The Conference Object (which only exists if we mix calls, this means that we are the master) manages the information for the whole conference, based on the LayoutInfos of each Call object. The getConferenceInfos will retrieve info directly from this object.

So, every Call object now has a LayoutInfo and if updated, ask the Conference object to updates its info.

The master of a conference sends its info via the SIP channel as a message with the following MIME type: application/confInfo+json

So, if a call receives some confInfo, we know that this call is a member of a conference.

To summarize, Call manages received layouts, Conference-managed sent layouts.

Changing the state of the conference

To change the state of the conference, participants needs to send orders that the host will handle.

The protocol have the following needs:

It should handle orders at multiple levels.
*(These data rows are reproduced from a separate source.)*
void launch_bal_eval_jac(const BalDev& d, hipStream_t s) {
  if (d.loss_root >= 0) hipLaunchKernelGGL(bal_eval_jac_kernel<true>, dim3(grid_for(d.N)), dim3(kBlock), 0, s, d);
  else hipLaunchKernelGGL(bal_eval_jac_kernel<false>, dim3(grid_for(d.N)), dim3(kBlock), 0, s, d);
}
void launch_bal_eval_cost(const BalDev& d, hipStream_t s) {
  if (d.loss_root >= 0) hipLaunchKernelGGL(bal_eval_cost_kernel<true>, dim3(grid_for(d.N)), dim3(kBlock), 0, s, d);
  else hipLaunchKernelGGL(bal_eval_cost_kernel<false>, dim3(grid_for(d.N)), dim3(kBlock), 0, s, d);
}
int bal_tape_width(const Tape& t) { return t.num_obs_consts > kTapeMaxObs ? 0 : tape_pick_width(t, kBlock); }
template <class K> static void bal_tape_allow_lds(K kernel, size_t bytes) {
  if (bytes > 48 * 1024) (void)hipFuncSetAttribute(reinterpret_cast<const void*>(kernel), hipFuncAttributeMaxDynamicSharedMemorySize, (int)bytes);
}
void launch_bal_eval_jac_tape(const BalDev& d, const TapeDevBuffers& tb, hipStream_t s) {
  const int W = bal_tape_width(tb.host), nobs = tb.host.num_obs_consts;
  const size_t lds = tape_lds_bytes(tb.host, W, kBlock);
  const dim3 g(grid_for(d.N)), b(kBlock);
#define SK_TAPE_JAC(LOSS, WW) { bal_tape_allow_lds(bal_eval_jac_tape_kernel<LOSS, WW>, lds); hipLaunchKernelGGL((bal_eval_jac_tape_kernel<LOSS, WW>), g, b, lds, s, d, tb.view, nobs); }
  if (d.loss_root >= 0) { if (W == 3) SK_TAPE_JAC(true, 3) else if (W == 2) SK_TAPE_JAC(true, 2) else SK_TAPE_JAC(true, 1) }
  else { if (W == 3) SK_TAPE_JAC(false, 3) else if (W == 2) SK_TAPE_JAC(false, 2) else SK_TAPE_JAC(false, 1) }
#undef SK_TAPE_JAC
}
void launch_bal_eval_cost_tape(const BalDev& d, const TapeDevBuffers& tb, hipStream_t s) {
  const size_t lds = tape_lds_bytes(tb.host, 0, kBlock);
  const int nobs = tb.host.num_obs_consts;
  if (d.loss_root >= 0) { bal_tape_allow_lds(bal_eval_cost_tape_kernel<true>, lds); hipLaunchKernelGGL(bal_eval_cost_tape_kernel<true>, dim3(grid_for(d.N)), dim3(kBlock), lds, s, d, tb.view, nobs); }
  else { bal_tape_allow_lds(bal_eval_cost_tape_kernel<false>, lds); hipLaunchKernelGGL(bal_eval_cost_tape_kernel<false>, dim3(grid_for(d.N)), dim3(kBlock), lds, s, d, tb.view, nobs); }
}
int launch_bal_host_jac(const BalDev& d, int partial_off, hipStream_t s) {
  if (d.num_host <= 0) return 0;
  const int g = grid_for(d.num_host);
  if (d.loss_root >= 0) hipLaunchKernelGGL(bal_host_jac_kernel<true>, dim3(g), dim3(kBlock), 0, s, d, partial_off);
  else hipLaunchKernelGGL(bal_host_jac_kernel<false>, dim3(g), dim3(kBlock), 0, s, d, partial_off);
  return g;
}
int launch_bal_host_cost(const BalDev& d, int partial_off, hipStream_t s) {
  if (d.num_host <= 0) return 0;
  const int g = grid_for(d.num_host);
  if (d.loss_root >= 0) hipLaunchKernelGGL(bal_host_cost_kernel<true>, dim3(g), dim3(kBlock), 0, s, d, partial_off);
  else hipLaunchKernelGGL(bal_host_cost_kernel<false>, dim3(g), dim3(kBlock), 0, s, d, partial_off);
  return g;
}
void launch_bal_scale_jac(const BalDev& d, hipStream_t s) { hipLaunchKernelGGL(bal_scale_jac_kernel, dim3(grid_for(d.N)), dim3(kBlock), 0, s, d); }
void launch_bal_cam_records(const BalDev& d, hipStream_t s) { hipLaunchKernelGGL(bal_cam_records_kernel, dim3(grid_for((d.N + 63) / 64 * 64)), dim3(kBlock), 0, s, d); }
void launch_bal_reduce(const BalDev& d, hipStream_t s) {
  const int cam_blocks = (d.C * 64 + kBlock - 1) / kBlock, pt_blocks = d.P > 0 ? (int)(((long)d.P * kPointLanes + kBlock - 1) / kBlock) : 0;
  hipLaunchKernelGGL(bal_reduce_kernel, dim3(cam_blocks + pt_blocks), dim3(kBlock), 0, s, d, cam_blocks);
}
static int point_grid(int P) { return (int)(((long)P * kPointLanes + kBlock - 1) / kBlock); }
int bal_point_blocks(int P) { return P > 0 ? point_grid(P) : 1; }
void launch_jacobi_scale(const double* colsq, double* scale, int n, hipStream_t s) { if (n > 0) hipLaunchKernelGGL(jacobi_scale_kernel, dim3((n + 255) / 256), dim3(256), 0, s, colsq, scale, n); }
void launch_apply_scale_to_reductions(double* colsq, double* gs, const double* scale, int n, hipStream_t s) { if (n > 0) hipLaunchKernelGGL(apply_scale_to_reductions_kernel, dim3((n + 255) / 256), dim3(256), 0, s, colsq, gs, scale, n); }
void launch_lm_diagonal(const double* colsq, double* D, int n, double lo, double hi, double radius, hipStream_t s) { if (n > 0) hipLaunchKernelGGL(lm_diagonal_kernel, dim3((n + 255) / 256), dim3(256), 0, s, colsq, D, n, lo, hi, radius); }
int launch_grad_max_xnorm(const double* gs, const double* scale, const double* x, int n, double* partial, int stride, hipStream_t s) {
  const int g = grid_for(n, 256);
  hipLaunchKernelGGL(grad_max_xnorm_kernel, dim3(g), dim3(kBlock), 0, s, gs, scale, x, n, partial, stride);
  return g;
}
__global__ void bal_pack_rank_scalars_kernel(const double* __restrict__ scal, double* __restrict__ table, int rank, int world, int mode, int segmented) {
  const int K = mode == 0 ? 3 : 4;
  for (int i = threadIdx.x; i < world * K; i += blockDim.x) table[i] = 0.0;
  __syncthreads();
  if (threadIdx.x != 0) return;
  double* t = table + (size_t)rank * K;
  if (mode == 0) {
    t[0] = scal[4];
    t[1] = segmented ? fmax(scal[2], scal[0]) : scal[2];
    t[2] = scal[3] + (segmented ? scal[1] : 0.0);
  } else {
    const int fail = *reinterpret_cast<const int*>(scal + 14), info = *reinterpret_cast<const int*>(scal + 15);
    t[0] = scal[0]; t[1] = scal[1];
    t[2] = scal[9] + (segmented ? scal[8] : 0.0);
    t[3] = (double)(fail | info);
  }
}
void launch_bal_pack_rank_scalars(const double* scal, double* table, int rank, int world, int mode, bool segmented, hipStream_t s) {
  hipLaunchKernelGGL(bal_pack_rank_scalars_kernel, dim3(1), dim3(64), 0, s, scal, table, rank, world, mode, segmented ? 1 : 0);
}
void launch_final_reduce(const double* partial, int stride, int count, int K, int maxmask, double* out, hipStream_t s) { hipLaunchKernelGGL(final_reduce_kernel, dim3(K), dim3(kBlock), 0, s, partial, stride, count, K, maxmask, out); }
void launch_bal_point_block(const BalDev& d, hipStream_t s) { if (d.P > 0) hipLaunchKernelGGL(bal_point_block_kernel, dim3(point_grid(d.P)), dim3(kBlock), 0, s, d); }
void launch_bal_kept_points(const BalDev& d, hipStream_t s) {
  if (d.num_kept <= 0) return;
  const int obs_blocks = (d.num_kept_obs + kBlock - 1) / kBlock;
  hipLaunchKernelGGL(bal_kept_points_kernel, dim3(obs_blocks + (d.num_kept * 64 + kBlock - 1) / kBlock), dim3(kBlock), 0, s, d, obs_blocks);
}
void launch_bal_obs_precompute(const BalDev& d, hipStream_t s) { hipLaunchKernelGGL(bal_obs_precompute_kernel, dim3(grid_for(d.N)), dim3(kBlock), 0, s, d); }
void launch_bal_kept_sums(const BalDev& d, double* buf, int K, bool gather, hipStream_t s) {
  if (d.num_kept > 0) hipLaunchKernelGGL(bal_kept_sums_kernel, dim3((3 * d.num_kept + kBlock - 1) / kBlock), dim3(kBlock), 0, s, d, buf, K, gather ? 1 : 0);
}
void launch_bal_cam_diag(const BalDev& d, hipStream_t s) {
  hipLaunchKernelGGL(bal_cam_diag_kernel, dim3((d.C * 64 + kBlock - 1) / kBlock), dim3(kBlock), 0, s, d);
  if (d.num_dup > 0) hipLaunchKernelGGL(bal_dup_diag_kernel, dim3(d.num_dup), dim3(64), 0, s, d);
}
void launch_bal_pair(const BalDev& d, hipStream_t s) {
  const int group_long = dev_knobs().schedule_plain ? 0 : 8, group_short = group_long;
  auto grid = [](int blocks, int group) { return group > 0 ? (blocks + 8 * group - 1) / (8 * group) * (8 * group) : blocks; };
  if (d.num_long_segments > 0)
    hipLaunchKernelGGL(bal_pair_long_kernel, dim3(grid((d.num_long_segments * 64 + kBlock - 1) / kBlock, group_long)), dim3(kBlock), 0, s, d, group_long);
  if (d.num_short_segments > 0) {
    const int waves = (d.num_short_segments + 6) / 7;
    hipLaunchKernelGGL(bal_pair_kernel, dim3(grid((waves * 64 + kBlock - 1) / kBlock, group_short)), dim3(kBlock), 0, s, d, group_short);
  }
}
void launch_finish_normal_matrix(double* S, int ld, int n, int npad, int rhs_row, const double* D, hipStream_t s) { hipLaunchKernelGGL(finish_normal_matrix_kernel, dim3((npad + 255) / 256), dim3(256), 0, s, S, ld, n, npad, rhs_row, D); }
__global__ void bal_finish_all_kernel(BalDev d, BalFinishRanges r, int jmax) {
  const int j = blockIdx.x * blockDim.x + threadIdx.x;
  if (j >= jmax) return;
  if (j < 9 * d.C) {
    const int i = j / 9, c = j - 9 * i, part = bal_part(d, i);
    if (d.front[part].S && !(d.pseudo && d.pseudo[i])) {
      int ld;
      double* blk = bal_block(d, i, i, &ld);
      const double D = bal_lm_diag(d, d.colsq_c[j]);
      blk[(size_t)c * ld + c] += D * D;
    }
  }
#pragma unroll
  for (int k = 0; k < 4; ++k)
    if (r.S[k] && j >= r.from[k] && j < r.to[k]) r.S[k][(size_t)j * r.ld[k] + j] = r.value[k];
}
void launch_bal_finish_all(const BalDev& d, const BalFinishRanges& r, hipStream_t s) {
  int jmax = 9 * d.C;
  for (int k = 0; k < 4; ++k) if (r.S[k] && r.to[k] > jmax) jmax = r.to[k];
  hipLaunchKernelGGL(bal_finish_all_kernel, dim3((jmax + 255) / 256), dim3(256), 0, s, d, r, jmax);
}
void launch_bal_finish_S(const BalDev& d, int parts, hipStream_t s) { hipLaunchKernelGGL(bal_finish_S_kernel, dim3((9 * d.C + 255) / 256), dim3(256), 0, s, d, parts); }
void launch_set_diagonal(double* S, int ld, int from, int to, double value, hipStream_t s) {
  if (to > from) hipLaunchKernelGGL(set_diagonal_kernel, dim3((to - from + 255) / 256), dim3(256), 0, s, S, ld, from, to, value);
}
void launch_bal_backsub(const BalDev& d, double* out, int norm_lo, int norm_hi, int norm_lo2, int norm_hi2, hipStream_t s) {
  const int gc = (9 * d.C + kBlock - 1) / kBlock, gp = bal_point_blocks(d.P);
  hipLaunchKernelGGL(bal_cam_step_kernel, dim3(gc), dim3(kBlock), 0, s, d, norm_lo, norm_hi, norm_lo2, norm_hi2);
  hipLaunchKernelGGL(bal_obs_backsub_kernel, dim3(grid_for(d.N)), dim3(kBlock), 0, s, d);
  hipLaunchKernelGGL(bal_point_backsub_kernel, dim3(gp), dim3(kBlock), 0, s, d);
  if (d.num_kept > 0) hipLaunchKernelGGL(bal_kept_step_kernel, dim3(1), dim3(kBlock), 0, s, d, gp);
  ReduceRows rows;
  rows.n = 2;
  rows.row[0] = 0; rows.count[0] = gc; rows.out[0] = out;
  rows.row[1] = 1; rows.count[1] = d.P > 0 ? gp + (d.num_kept > 0 ? 1 : 0) : 0; rows.out[1] = out + 1;
  launch_final_reduce_rows(d.partial, d.partial_stride, rows, s);
}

In fact for a conference the is 3 levels to define a participant:

The account which is the identity of the participant
Devices, because each account can join via multiple devices
Medias, because there can be multiple videos by devices (eg 1 camera and 1 screen sharing)

To save bandwidth, clients should be able to send multiple orders at once.

General actions

To change a layout, the moderator can send a payload with “application/confOrder+json” as type: where 0 is a grid, 1 is one user in big, others in small, 2 is one in big

Account’s actions

For now, there is no action supported, however, in the future moderator: true/false should be handled to change a moderator.

Device’s actions

hangup: true to hangup a device from the conference (only moderators)
raisehand: true/false to change the raise hand’s status. Only doable by the device itself, else dropped.

Media’s actions

muteAudio only doable by moderators to mute the audio of a participant
muteVideo not supported yet.
active to mark the media as active.
voiceActivity to indiciate a media stream’s voice activity status (only relevant for audio)

Example

So, the application/confOrder+json will contains:

{
    "989587609427420" : {
        "moderator": true/false,
        "devices": {
            "40940943604396R64363": {
                "hangup": true,
                "raisehand": true/false,
                "media":{
                    "3532532662432" : {
                        "muteAudio": true/false,
                        "muteVideo": true/false,
                        "active": true/false,
                        "voiceActivity": true/false
                    }
                }
            }
        }
    },
    "layout": 0/1/2,
}

Note: the type of the media should be included in conferences informations and can be used for the client to improve display (e.g. do not crop screen sharing)

Controlling moderators

There is actually 3 possibilities:

Changing account’s config to add a list of moderators (In the config.yml (defaultModerators can contains a list of default moderators)
If localModeratorsEnabled is true, all accounts of the device will be moderators
If allModeratorsEnabled is true, anybody in the conference will be a moderator

Future

Separate streams to allow more controls?

Notes/Comments

It’s likely that the protocol will evolve for future needs. I believe it’s best if we have a “version” field. The older version will be recognized if this field is missing.